Suppose $E$ is a spectrum with exactly two nontrivial homotopy groups $\pi_n(E), \pi_m(E), n < m$. Then $E$ naturally fits into a fiber sequence of spectra

$$B^m \pi_m(E) \to E \to B^n \pi_n(E)$$

and such fiber sequences are classified by a $k$-invariant given by a homotopy class of maps $B^n \pi_n(E) \to B^{m+1} \pi_m(E)$ of spectra, or equivalently by a stable cohomology operation

$$H^{\bullet + n}(-, \pi_n(E)) \to H^{\bullet+m+1}(-, \pi_m(E)).$$

If $n \ge 1$, then taking underlying spaces produces from the above fiber sequence of spectra a fiber sequence of connected spaces

$$B^m \pi_m(E) \to E \to B^n \pi_n(E)$$

which is a principal $B^m \pi_m(E)$-bundle, and in particular which is classified by a $k$-invariant given by a homotopy class of maps $B^n \pi_n(E) \to B^{m+1} \pi_m(E)$ of spaces, or equivalently by an unstable cohomology operation

$$H^n(-, \pi_n(E)) \to H^{m+1}(-, \pi_m(E)).$$

In particular, we can find nontrivial infinite loop space structures on the space $B^n \pi_n(E) \times B^m \pi_m(E)$ by finding stable cohomology operations whose corresponding unstable cohomology operation in some degree is trivial.

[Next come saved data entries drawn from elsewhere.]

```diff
diff --git a/torch_semantic_segmentation_amd/ops.py b/torch_semantic_segmentation_amd/ops.py
--- a/torch_semantic_segmentation_amd/ops.py
+++ b/torch_semantic_segmentation_amd/ops.py
@@ -41,6 +41,7 @@
 sweep_pw_backward = os.environ.get('TSS_PW_SWEEP', '1') != '0'
 postpone_wgrad = os.environ.get('TSS_POSTPONE_WGRAD', '1') != '0'
 unfold_1d_wgrad = os.environ.get('TSS_FC1D_WGRAD', '1') != '0'
+stem_wgrad_recompute = os.environ.get('TSS_STEM_WGRAD_RC', '1') != '0'
 _CONST_ROWS = {}
 
 
@@ -714,7 +715,8 @@
 
 class UnitCfg:
     __slots__ = ('kind', 'stride', 'dil', 'in_link', 'in_relu', 'bn', 'training', 'out_dtype', 'out_link',
-                 'image_f32', 'cin', 'cout', 'params', 'res_fork', 'stash_fork', 'overlapped', 'kh', 'kw', 'drop_p', 'prev_join')
+                 'image_f32', 'cin', 'cout', 'params', 'res_fork', 'stash_fork', 'overlapped', 'kh', 'kw', 'drop_p', 'prev_join',
+                 'stem_rc')
 
 
 def _classify(conv, x_is_image):
@@ -782,6 +784,7 @@
     cfg = UnitCfg()
     cfg.kind, cfg.stride, cfg.dil = kind, stride, dil
     cfg.drop_p = float(drop_p)
+    cfg.stem_rc = None
     if cfg.drop_p and (kind != 'pw' or bn is not None):
         raise RuntimeError('conv_unit: dropout on load needs a 1x1 convolution without BatchNorm (drop_conv_supported)')
     cfg.overlapped = _overlap_depth[0] > 0 and not postpone_in_overlap
@@ -1040,6 +1043,8 @@
         raise NotImplementedError('HIP path: stem convolution with bias')
     call('tss_stem3x3_fwd', ptr(f.x), int(cfg.image_f32), ptr(f.weight), ptr(y), ld(y), f.stats,
          f.B, cfg.cin, f.Hin, f.Win, f.Cout, f.s, f.dt, f.st)
+    if y.dtype == torch.bfloat16 and cfg.cin <= 3 and f.Cout == 32 and not N.fast_paths_disabled():
+        cfg.stem_rc = (f.weight, f.weight._version)
 
 
 def _fwd_pw(f):
@@ -1141,10 +1146,22 @@
     return fork, (fork.g2 if fork is not None else None)
 
 
+def _stem_recompute(c):
+    rc = c.cfg.stem_rc
+    return bool(stem_wgrad_recompute and rc is not None and c.y is not None and c.link is not None and c.link.training
+                and c.weight is rc[0] and c.weight._version == rc[1] and c.e.dtype == torch.bfloat16 and c.Cin <= 3 and c.Cout == 32
+                and not N.fast_paths_disabled())
+
+
 def _bwd_stem(c):
     ws = c.tmp((N.stat_slabs(), c.Cout * 28))
-    call('tss_stem3x3_bwd_weight', *c.gargs, ptr(c.x), int(c.cfg.image_f32), ptr(c.dw), ptr(ws),
-         c.B, c.Cin, c.Hin, c.Win, c.Cout, c.s, c.dt, c.st)
+    if _stem_recompute(c):
+        e, lde, _, _, ga, gb, gce, gmu = c.gargs
+        call('tss_stem3x3_bwd_weight_rc', e, lde, ptr(c.weight), ga, gb, gce, gmu, ptr(c.x), int(c.cfg.image_f32), ptr(c.dw), ptr(ws),
+             c.B, c.Cin, c.Hin, c.Win, c.Cout, c.s, c.dt, c.st)
+    else:
+        call('tss_stem3x3_bwd_weight', *c.gargs, ptr(c.x), int(c.cfg.image_f32), ptr(c.dw), ptr(ws),
+             c.B, c.Cin, c.Hin, c.Win, c.Cout, c.s, c.dt, c.st)
     if c.need_dx:
         raise NotImplementedError('HIP path: gradient with respect to the input image is not implemented')
     return None, _NO_EXTRAS
```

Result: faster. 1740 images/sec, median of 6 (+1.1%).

Example. The simplest nontrivial case where the underlying space is connected occurs when we pick the $k$-invariant to be the second Steenrod square

$$\text{Sq}^2 : B \mathbb{Z}_2 \to B^3 \mathbb{Z}_2$$

(taking $\text{Sq}^1$ just gives $\mathbb{Z}_4$ as a nontrivial extension of $\mathbb{Z}_2$ by $\mathbb{Z}_2$). This gives the unique nontrivial infinite loop space structure on the space $B \mathbb{Z}_2 \times B^2 \mathbb{Z}_2$, which arises naturally as the $2$-truncation of the connected component of the identity of the sphere spectrum; in particular, we know that the underlying space is $B \mathbb{Z}_2 \times B^2 \mathbb{Z}_2$ because $\text{Sq}^2$ as an unstable cohomology operation

$$H^1(-, \mathbb{Z}_2) \to H^3(-, \mathbb{Z}_2)$$

vanishes. Equivalently, $\text{Sq}^2$ is nontrivial as a map of spectra but trivial as a map of spaces.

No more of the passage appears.